Stored data
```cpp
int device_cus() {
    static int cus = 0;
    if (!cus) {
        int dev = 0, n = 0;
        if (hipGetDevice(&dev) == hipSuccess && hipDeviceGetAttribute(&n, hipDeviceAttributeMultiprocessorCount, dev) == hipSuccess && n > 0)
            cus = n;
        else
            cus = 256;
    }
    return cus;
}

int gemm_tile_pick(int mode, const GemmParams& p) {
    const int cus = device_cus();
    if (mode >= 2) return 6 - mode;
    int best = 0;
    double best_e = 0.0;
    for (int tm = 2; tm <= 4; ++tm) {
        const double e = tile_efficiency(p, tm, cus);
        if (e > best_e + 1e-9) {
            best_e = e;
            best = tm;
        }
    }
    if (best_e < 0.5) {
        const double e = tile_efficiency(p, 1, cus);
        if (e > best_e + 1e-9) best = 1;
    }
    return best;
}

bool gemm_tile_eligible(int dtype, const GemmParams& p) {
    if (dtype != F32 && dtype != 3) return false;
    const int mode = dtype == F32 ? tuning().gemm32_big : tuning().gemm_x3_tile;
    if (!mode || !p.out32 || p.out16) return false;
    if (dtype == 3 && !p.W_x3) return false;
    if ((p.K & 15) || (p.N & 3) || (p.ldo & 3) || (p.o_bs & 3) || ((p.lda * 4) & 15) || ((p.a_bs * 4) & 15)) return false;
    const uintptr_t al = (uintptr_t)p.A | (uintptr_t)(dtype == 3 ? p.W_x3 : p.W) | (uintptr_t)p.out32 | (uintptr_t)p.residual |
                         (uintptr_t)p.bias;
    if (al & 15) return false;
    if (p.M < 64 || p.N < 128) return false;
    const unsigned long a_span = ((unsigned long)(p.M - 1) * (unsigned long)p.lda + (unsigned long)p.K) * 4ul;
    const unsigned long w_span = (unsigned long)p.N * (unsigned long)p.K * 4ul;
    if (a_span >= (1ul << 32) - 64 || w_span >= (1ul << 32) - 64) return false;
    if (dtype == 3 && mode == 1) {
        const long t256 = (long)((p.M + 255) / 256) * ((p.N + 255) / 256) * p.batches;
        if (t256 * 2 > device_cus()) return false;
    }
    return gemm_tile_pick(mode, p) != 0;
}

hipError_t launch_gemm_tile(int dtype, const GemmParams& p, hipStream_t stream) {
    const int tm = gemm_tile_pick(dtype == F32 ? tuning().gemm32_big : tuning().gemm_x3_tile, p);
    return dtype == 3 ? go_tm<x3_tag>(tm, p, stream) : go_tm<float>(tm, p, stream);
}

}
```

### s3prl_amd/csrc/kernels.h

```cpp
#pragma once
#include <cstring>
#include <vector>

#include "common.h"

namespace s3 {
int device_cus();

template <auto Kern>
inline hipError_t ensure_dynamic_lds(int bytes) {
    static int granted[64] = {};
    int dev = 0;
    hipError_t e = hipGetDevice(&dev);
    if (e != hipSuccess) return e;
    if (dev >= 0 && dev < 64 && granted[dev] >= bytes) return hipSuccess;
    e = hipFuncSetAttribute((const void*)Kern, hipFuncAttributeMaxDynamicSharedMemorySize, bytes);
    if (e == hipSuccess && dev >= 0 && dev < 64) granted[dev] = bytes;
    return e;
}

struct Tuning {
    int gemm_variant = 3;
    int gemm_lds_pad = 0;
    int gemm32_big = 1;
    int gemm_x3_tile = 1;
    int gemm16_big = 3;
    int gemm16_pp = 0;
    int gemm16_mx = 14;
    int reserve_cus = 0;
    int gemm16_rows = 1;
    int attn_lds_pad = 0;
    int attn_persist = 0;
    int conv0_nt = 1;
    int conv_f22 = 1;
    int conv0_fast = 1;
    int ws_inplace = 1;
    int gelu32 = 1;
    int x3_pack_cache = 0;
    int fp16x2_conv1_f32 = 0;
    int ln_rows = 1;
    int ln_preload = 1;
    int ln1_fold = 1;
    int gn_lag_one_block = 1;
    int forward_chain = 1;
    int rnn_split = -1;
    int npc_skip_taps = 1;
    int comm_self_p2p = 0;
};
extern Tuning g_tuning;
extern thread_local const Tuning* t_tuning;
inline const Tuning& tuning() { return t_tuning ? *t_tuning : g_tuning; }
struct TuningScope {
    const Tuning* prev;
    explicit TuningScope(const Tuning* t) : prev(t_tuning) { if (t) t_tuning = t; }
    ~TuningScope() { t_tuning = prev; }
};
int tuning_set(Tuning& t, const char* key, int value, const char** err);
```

**Activity**
If a line in the entries above contains "double", report it.

**Solution for this task**
    double best_e = 0.0;
        const double e = tile_efficiency(p, tm, cus);
        const double e = tile_efficiency(p, 1, cus);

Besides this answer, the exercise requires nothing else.